• Description of the task: Transcribe the data exactly, stopping after the "unsigned long long nlaunch = 0;" line.

═════ Input records

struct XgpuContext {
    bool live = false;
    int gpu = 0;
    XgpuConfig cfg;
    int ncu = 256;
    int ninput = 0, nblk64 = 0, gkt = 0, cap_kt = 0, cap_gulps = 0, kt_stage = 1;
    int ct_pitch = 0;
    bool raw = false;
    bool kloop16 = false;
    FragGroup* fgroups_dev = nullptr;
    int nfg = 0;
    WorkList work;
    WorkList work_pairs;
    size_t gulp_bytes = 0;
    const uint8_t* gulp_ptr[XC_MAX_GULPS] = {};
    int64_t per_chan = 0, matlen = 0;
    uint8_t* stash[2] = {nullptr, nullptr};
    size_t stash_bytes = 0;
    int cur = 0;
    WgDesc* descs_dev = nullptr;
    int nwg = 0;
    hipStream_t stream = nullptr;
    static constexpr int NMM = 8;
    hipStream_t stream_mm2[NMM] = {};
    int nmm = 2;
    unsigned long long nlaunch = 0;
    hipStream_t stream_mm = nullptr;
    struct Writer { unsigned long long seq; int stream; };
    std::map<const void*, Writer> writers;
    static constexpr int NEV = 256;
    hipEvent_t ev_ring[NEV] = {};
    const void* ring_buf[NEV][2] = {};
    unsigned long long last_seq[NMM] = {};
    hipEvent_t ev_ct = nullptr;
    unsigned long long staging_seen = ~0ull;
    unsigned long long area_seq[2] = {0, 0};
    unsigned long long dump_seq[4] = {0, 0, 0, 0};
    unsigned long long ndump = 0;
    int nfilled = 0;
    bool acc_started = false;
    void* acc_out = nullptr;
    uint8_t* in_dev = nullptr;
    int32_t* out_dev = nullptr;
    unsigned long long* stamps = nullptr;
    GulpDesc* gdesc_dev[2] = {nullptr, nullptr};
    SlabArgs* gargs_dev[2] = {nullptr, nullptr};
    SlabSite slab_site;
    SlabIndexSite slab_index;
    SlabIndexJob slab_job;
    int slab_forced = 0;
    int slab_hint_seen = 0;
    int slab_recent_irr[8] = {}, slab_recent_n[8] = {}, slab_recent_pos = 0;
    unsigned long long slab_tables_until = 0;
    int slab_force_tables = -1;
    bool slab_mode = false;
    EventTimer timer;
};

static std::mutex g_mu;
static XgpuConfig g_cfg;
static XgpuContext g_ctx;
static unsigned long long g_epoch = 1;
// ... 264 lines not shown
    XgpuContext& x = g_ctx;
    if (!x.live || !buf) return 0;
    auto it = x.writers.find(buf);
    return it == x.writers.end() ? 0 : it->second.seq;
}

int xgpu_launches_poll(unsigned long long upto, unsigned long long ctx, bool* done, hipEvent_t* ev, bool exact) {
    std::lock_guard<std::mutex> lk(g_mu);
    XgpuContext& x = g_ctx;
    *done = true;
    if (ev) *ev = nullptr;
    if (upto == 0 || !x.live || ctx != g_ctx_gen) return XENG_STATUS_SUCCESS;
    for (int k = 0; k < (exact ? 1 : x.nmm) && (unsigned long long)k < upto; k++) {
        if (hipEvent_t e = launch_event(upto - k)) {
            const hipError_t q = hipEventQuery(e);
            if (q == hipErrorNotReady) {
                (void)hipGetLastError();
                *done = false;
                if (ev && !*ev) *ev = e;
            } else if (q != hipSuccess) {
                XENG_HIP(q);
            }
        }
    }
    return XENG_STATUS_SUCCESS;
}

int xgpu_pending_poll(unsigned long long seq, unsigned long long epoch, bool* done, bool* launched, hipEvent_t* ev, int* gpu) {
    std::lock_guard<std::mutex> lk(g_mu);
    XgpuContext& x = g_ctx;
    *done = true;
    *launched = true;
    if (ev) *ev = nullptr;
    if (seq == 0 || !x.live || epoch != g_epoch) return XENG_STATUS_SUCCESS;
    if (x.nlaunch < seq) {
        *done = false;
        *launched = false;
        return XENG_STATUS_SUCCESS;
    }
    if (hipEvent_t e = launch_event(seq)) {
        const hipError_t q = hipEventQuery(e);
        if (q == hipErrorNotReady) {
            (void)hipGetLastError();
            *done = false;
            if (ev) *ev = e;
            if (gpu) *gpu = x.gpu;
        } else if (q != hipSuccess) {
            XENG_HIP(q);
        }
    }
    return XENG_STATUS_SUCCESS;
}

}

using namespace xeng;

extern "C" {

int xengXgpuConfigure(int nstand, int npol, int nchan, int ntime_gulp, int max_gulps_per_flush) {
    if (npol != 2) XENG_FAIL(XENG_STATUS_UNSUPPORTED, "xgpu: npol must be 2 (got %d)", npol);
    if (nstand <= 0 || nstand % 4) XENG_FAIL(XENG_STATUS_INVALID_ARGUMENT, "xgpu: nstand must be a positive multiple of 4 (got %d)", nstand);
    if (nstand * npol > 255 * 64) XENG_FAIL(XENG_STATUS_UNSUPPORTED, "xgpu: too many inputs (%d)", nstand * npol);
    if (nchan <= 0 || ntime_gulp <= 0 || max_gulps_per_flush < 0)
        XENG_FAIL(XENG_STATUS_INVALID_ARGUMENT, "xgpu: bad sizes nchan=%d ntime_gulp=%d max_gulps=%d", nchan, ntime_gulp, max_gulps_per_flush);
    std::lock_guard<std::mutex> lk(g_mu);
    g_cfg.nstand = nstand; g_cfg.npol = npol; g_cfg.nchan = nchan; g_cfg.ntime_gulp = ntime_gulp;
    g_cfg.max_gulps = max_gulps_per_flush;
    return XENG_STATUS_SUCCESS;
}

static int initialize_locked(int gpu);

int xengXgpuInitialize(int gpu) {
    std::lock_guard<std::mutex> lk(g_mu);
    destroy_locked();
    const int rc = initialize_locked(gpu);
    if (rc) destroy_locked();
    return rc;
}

══════════

• Answer for the task:
struct XgpuContext {
    bool live = false;
    int gpu = 0;
    XgpuConfig cfg;
    int ncu = 256;
    int ninput = 0, nblk64 = 0, gkt = 0, cap_kt = 0, cap_gulps = 0, kt_stage = 1;
    int ct_pitch = 0;
    bool raw = false;
    bool kloop16 = false;
    FragGroup* fgroups_dev = nullptr;
    int nfg = 0;
    WorkList work;
    WorkList work_pairs;
    size_t gulp_bytes = 0;
    const uint8_t* gulp_ptr[XC_MAX_GULPS] = {};
    int64_t per_chan = 0, matlen = 0;
    uint8_t* stash[2] = {nullptr, nullptr};
    size_t stash_bytes = 0;
    int cur = 0;
    WgDesc* descs_dev = nullptr;
    int nwg = 0;
    hipStream_t stream = nullptr;
    static constexpr int NMM = 8;
    hipStream_t stream_mm2[NMM] = {};
    int nmm = 2;
    unsigned long long nlaunch = 0;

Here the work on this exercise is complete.